I am trying to fit a smoothed surface of z
against x
and y
using formula z ~ s(x, y)
with gam
function
in mgcv
package. My goal is to predict response z
based on new values of x
and y
.
In my real situation, z
should be a positive number negative z
would be meaningless. However, the predicted z
s
are sometimes negative.

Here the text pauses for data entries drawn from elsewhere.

# yynps737/zero-latency-yolo

Measured on AMD Instinct MI355X. Metric: frames_per_sec, higher is better.
Workload: dtype bf16; 1 GPU; YOLOv8-nano 416x416 batch=64 throughput path (BASELINE configs[2]), bf16; engines_per_gpu=3, weights=seeded synthetic (no real weights offline), graph=True, parallelism=single GPU

## Files before the change

### zero-latency-yolo_amd/csrc/engine.cpp

```cpp
#include "zly_internal.h"
#include "weights.h"

#include <algorithm>
#include <atomic>
#include <chrono>
#include <condition_variable>
#include <deque>
#include <map>
#include <mutex>
#include <string>
#include <thread>
#include <type_traits>
#include <vector>
#include <string.h>
#include <stdio.h>
#include <stdlib.h>

namespace zly {

static thread_local std::string g_last_error;

static int fail(int code, const std::string& msg) { g_last_error = msg; return code; }

#define HIP_TRY(expr, code)                                                                        \
// ... 2392 lines not shown
    HIP_TRY(hipMemcpyAsync(out, e->d_scratch_f32, elems * sizeof(float), hipMemcpyDeviceToHost, e->stream), ZLY_ERR_INFERENCE);
    HIP_TRY(hipStreamSynchronize(e->stream), ZLY_ERR_INFERENCE);
    if (c) *c = C;
    if (h) *h = b.H;
    if (w) *w = b.W;
    return ZLY_OK;
}

int32_t zly_num_classes(const zly_engine* e) { return e ? e->nc : 0; }
int32_t zly_weights_fp8(const zly_engine* e) { return (e && e->model.fp8_weights) ? 1 : 0; }
int32_t zly_num_anchors(const zly_engine* e) { return e ? e->N : 0; }
int32_t zly_num_ops(const zly_engine* e) { return e ? (int32_t)e->ops.size() : 0; }

int32_t zly_op_info_at(const zly_engine* e, int32_t i, zly_op_info* out)
{
    if (!e || !out || i < 0 || i >= (int32_t)e->ops.size()) return fail(ZLY_ERR_INVALID_ARGUMENT, "bad argument");
    const Op& op = e->ops[(size_t)i];
    memset(out, 0, sizeof *out);
    snprintf(out->name, sizeof out->name, "%s", op.name.c_str());
    out->kind = op.kind;
    out->flops_per_frame = op.flops;
    out->bytes_per_frame = op.bytes;
    return ZLY_OK;
}

int32_t zly_op_kernel_name(zly_engine* e, int32_t i, int32_t n, char* out, size_t cap)
{
    if (!e || !out || cap < 8 || i < 0 || i >= (int32_t)e->ops.size() || n < 1 || n > e->cfg.max_batch) return fail(ZLY_ERR_INVALID_ARGUMENT, "bad argument");
    std::lock_guard<std::mutex> lk(e->mu);
    const std::vector<Launch>& t = resolve_launches(e, n);
    const Launch& L = t[(size_t)i];
    const Op& op = e->ops[(size_t)i];
    std::string k;
    switch (L.kind) {
    case LK_NONE:
        switch (t[(size_t)L.covered_by].kind) {
        case LK_STEM: case LK_STEM1: k = op.kind == OP_PREPROCESS ? "(fused into stem_fused_kernel)" : "(fused into the previous launch)"; break;
        case LK_PAIR: case LK_WS_PAIR: k = "(fused into the previous launch)"; break;
        case LK_C2F: k = "(fused into the C2f kernel at " + e->ops[(size_t)L.covered_by].name + ")"; break;
        case LK_SPPF_FUSED: k = "(fused into the SPPF kernel at model.9.cv1)"; break;
        case LK_MULTI: k = "(in a merged Detect launch)"; break;
        case LK_HEAD: k = op.kind == OP_CONV ? "(computed in the Detect tail at surviving anchors)" : "(covered by the last tail launch)"; break;
        }
        break;
    case LK_PREPROCESS: k = L.lb ? "preprocess_kernel<LB> (letterbox)" : "preprocess_kernel"; break;
    case LK_STEM: k = L.lb ? "stem_fused_kernel<LB> (letterbox)" : "stem_fused_kernel"; break;
    case LK_STEM1: k = L.lb ? "stem_model1_kernel<LB> (letterbox preprocess+model.0+model.1)" : "stem_model1_kernel (preprocess+model.0+model.1)"; break;
    case LK_SPPF_POOL: k = L.pool16 ? "sppf_pool16_kernel<DPP row windows, one barrier>" : "sppf_pool_kernel"; break;
    case LK_SPPF_FUSED: k = "sppf_fused_kernel<cv1+3 pools+cv2,SPLIT=" + std::to_string(sppf_split(e->ops[(size_t)e->sppf_cv2].cout, n, e->sw)) + ">"; break;
    case LK_MULTI: k = L.multi_ct == 3 ? "conv_igemm_multi_kernel<CT=3> (the 3 Detect stems)" : "conv_igemm_multi_kernel<CT=2> (the 6 Detect branch convs)"; break;
    case LK_C2F: {
        const C2fGroup& g = e->c2fs[(size_t)op.c2f];
        k = "c2f_kernel<C=" + std::to_string(g.c) + (g.c == 32 ? ",NW=" + std::to_string(L.c2f.nw) : std::string()) +
            (g.mode == 3 ? ",cv1+bottleneck+cv2>" : g.mode == 1 ? ",cv1+bottleneck>" : ",bottleneck+cv2>");
        break;
    }
    case LK_PAIR: k = "bottleneck_pair_kernel<" + std::to_string(e->pairs[(size_t)op.pair].c) + ">"; break;
    case LK_WS_PAIR: k = std::string("conv3x3_ws_pair_kernel<") + (e->pairs[(size_t)op.pair].res ? "RES," : "") + "64->64->64," + std::to_string(L.ws_pair.g.TH) + "x" + std::to_string(L.ws_pair.g.TW) + " tiles>"; break;
    case LK_CONV_WSK: k = "conv3x3_wsk_kernel<K=720 packed across taps,5 channel tiles>"; break;
    case LK_CONV: {
        const int cin = op.in.C + (op.in2.buf >= 0 ? op.in2.C : 0);
        const ConvPlan& c = L.conv;
        switch (c.kind) {
        case CONV_WS1: k = std::string("conv1x1_ws_kernel<") + (op.in2.buf >= 0 ? "dual-source," : "") + "NK=" + std::to_string(cin / 32) + "," + std::to_string(c.ct) + " channel tiles," + std::to_string(c.pt * 16) + " px>"; break;
        case CONV_WS: k = std::string("conv3x3_ws_kernel<") + (op.stride == 2 ? "S=2," : "") + (c.rowt ? "ROWT," : "") + (c.tpw1 ? "TPW=1," : "TPW=2,") + std::to_string(c.ct) + " channel tiles>"; break;
        case CONV_LDS: k = "conv3x3_lds_kernel<S=" + std::to_string(op.stride) + ",CT=" + std::to_string(c.ct) + ",PT=" + std::to_string(c.pt) + (c.wres ? ",wres>" : ">"); break;
        case CONV_STREAM: k = "conv1x1_stream_kernel<CT=" + std::to_string(c.ct) + ",PT=" + std::to_string(c.pt) + ",NK=" + std::to_string((cin + 31) / 32) + ">"; break;
        default: k = std::string("conv_igemm_kernel<") + (op.ks == 1 ? (op.in2.buf >= 0 ? "1x1 dual-source" : "1x1") : (c.fastk ? "3x3" : "3x3 generic-K")) +
                 ",CT=" + std::to_string(c.ct) + ",PT=" + std::to_string(c.pt) + ",KSPLIT=" + std::to_string(c.ksplit) + ">";
        }
        break;
    }
    case LK_HEAD: {
        k = L.lb ? "head_fused_kernel<LB> (letterbox box mapping)" : "head_fused_kernel";
        std::string lv;
        for (int l = 0; l < 3; ++l)
            if (L.box_mode[l] && (L.only_level < 0 || L.only_level == l)) lv += std::string(lv.empty() ? "" : ",") + "P" + std::to_string(3 + l) + (L.box_mode[l] == 1 ? ":ws" : ":lds");
        if (!lv.empty()) k += " (+ box conv in k-step order " + lv + ")";
        break;
    }
    case LK_NMS: k = "nms_kernel"; break;
    }
    snprintf(out, cap, "%s", k.c_str());
    return ZLY_OK;
}

int32_t zly_launch_info_at(zly_engine* e, int32_t i, int32_t n, zly_launch_info* out)
{
    if (!e || !out || i < 0 || i >= (int32_t)e->ops.size() || n < 1 || n > e->cfg.max_batch) return fail(ZLY_ERR_INVALID_ARGUMENT, "bad argument");
    std::lock_guard<std::mutex> lk(e->mu);
    memset(out, 0, sizeof *out);
    const int nops = (int)e->ops.size();
    const std::vector<Launch>& t = resolve_launches(e, n);
    out->covered_by = t[(size_t)i].covered_by;
    if (out->covered_by != i) return ZLY_OK;
    std::vector<char> in_group((size_t)nops, 0);
    for (int j = 0; j < nops; ++j) in_group[(size_t)j] = t[(size_t)j].covered_by == i ? 1 : 0;
    std::map<int, std::vector<char>> written_in, read_out, counted_in, counted_out;
    auto chan = [&](std::map<int, std::vector<char>>& m, int buf) -> std::vector<char>& {
        std::vector<char>& v = m[buf];
        if (v.empty()) v.assign((size_t)e->bufs[(size_t)buf].C + 64, 0);
        return v;
    };
    std::vector<IoView> io;
    for (int j = 0; j < nops; ++j) {
        io.clear();
        if (in_group[(size_t)j]) { op_writes(e, e->ops[(size_t)j], &io); for (const IoView& v : io) for (int c = 0; c < v.C; ++c) chan(written_in, v.buf)[(size_t)(v.co + c)] = 1; }
// ... 108 lines not shown
```

### zero-latency-yolo_amd/csrc/kernels_pair.hip

```cpp
#include "zly_internal.h"
#include "conv_device.h"
#include <stdlib.h>
#include <stdio.h>

namespace zly {

typedef __attribute__((ext_vector_type(4))) short s16x4;
typedef __attribute__((ext_vector_type(4))) unsigned int u32x4_t;

template <int C> struct PairGeom;
template <> struct PairGeom<16> {
    static constexpr int CT = 1, KS = 1, FRAGB = 8, PITCH = 48, WTILE = 512;
    static constexpr bool WRES = true;
    typedef s16x4 frag;
    static __device__ __forceinline__ f32x4 mma(frag a, frag b, f32x4 c) { return __builtin_amdgcn_mfma_f32_16x16x16bf16_1k(a, b, c, 0, 0, 0); }
};
template <> struct PairGeom<32> {
    static constexpr int CT = 2, KS = 1, FRAGB = 16, PITCH = 96, WTILE = 1024;
    static constexpr bool WRES = true;
    typedef bf16x8 frag;
    static __device__ __forceinline__ f32x4 mma(frag a, frag b, f32x4 c) { return __builtin_amdgcn_mfma_f32_16x16x32_bf16(a, b, c, 0, 0, 0); }
};
template <> struct PairGeom<64> {
    static constexpr int CT = 4, KS = 2, FRAGB = 16, PITCH = 160, WTILE = 1024;
    static constexpr bool WRES = false;
    typedef bf16x8 frag;
    static __device__ __forceinline__ f32x4 mma(frag a, frag b, f32x4 c) { return __builtin_amdgcn_mfma_f32_16x16x32_bf16(a, b, c, 0, 0, 0); }
};
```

It seems that for some region, there is not enough points in the training data to estimate z
accurately.
My question is: Is there a way to specifiy a lower bound of z
during smooth in gam
so that later I won't get negative z
s with predict
?
Below is a minimal example that reproduces this issue.
library(mgcv)
x <- seq(0.1, 1, by = 0.01)
y <- seq(0.1, 1, by = 0.01)
dtt <- expand.grid(x = x, y = y)
set.seed(123)
dtt$xp <- dtt$x + rnorm(nrow(dtt)) / 100
dtt$yp <- dtt$y + rnorm(nrow(dtt)) / 100
dtt$z <- 1 / (dtt$xp^2 + dtt$yp^2)
m <- sample.int(nrow(dtt), 3000)
dtt.train <- dtt[m, ]
dtt.test <- dtt[!(1:nrow(dtt) %in% m), ]
fit <- gam(z ~ s(x, y), data = dtt.train)
p <- predict(fit, newdata = dtt.test)
plot(dtt.test$z, p, xlab = 'Real', ylab = 'Predicted', pch = 19, col = 1 + (p < 0))
abline(h = 0, v = 0)
As you can see, for the red points. the real values are positive but the predicted values are negative.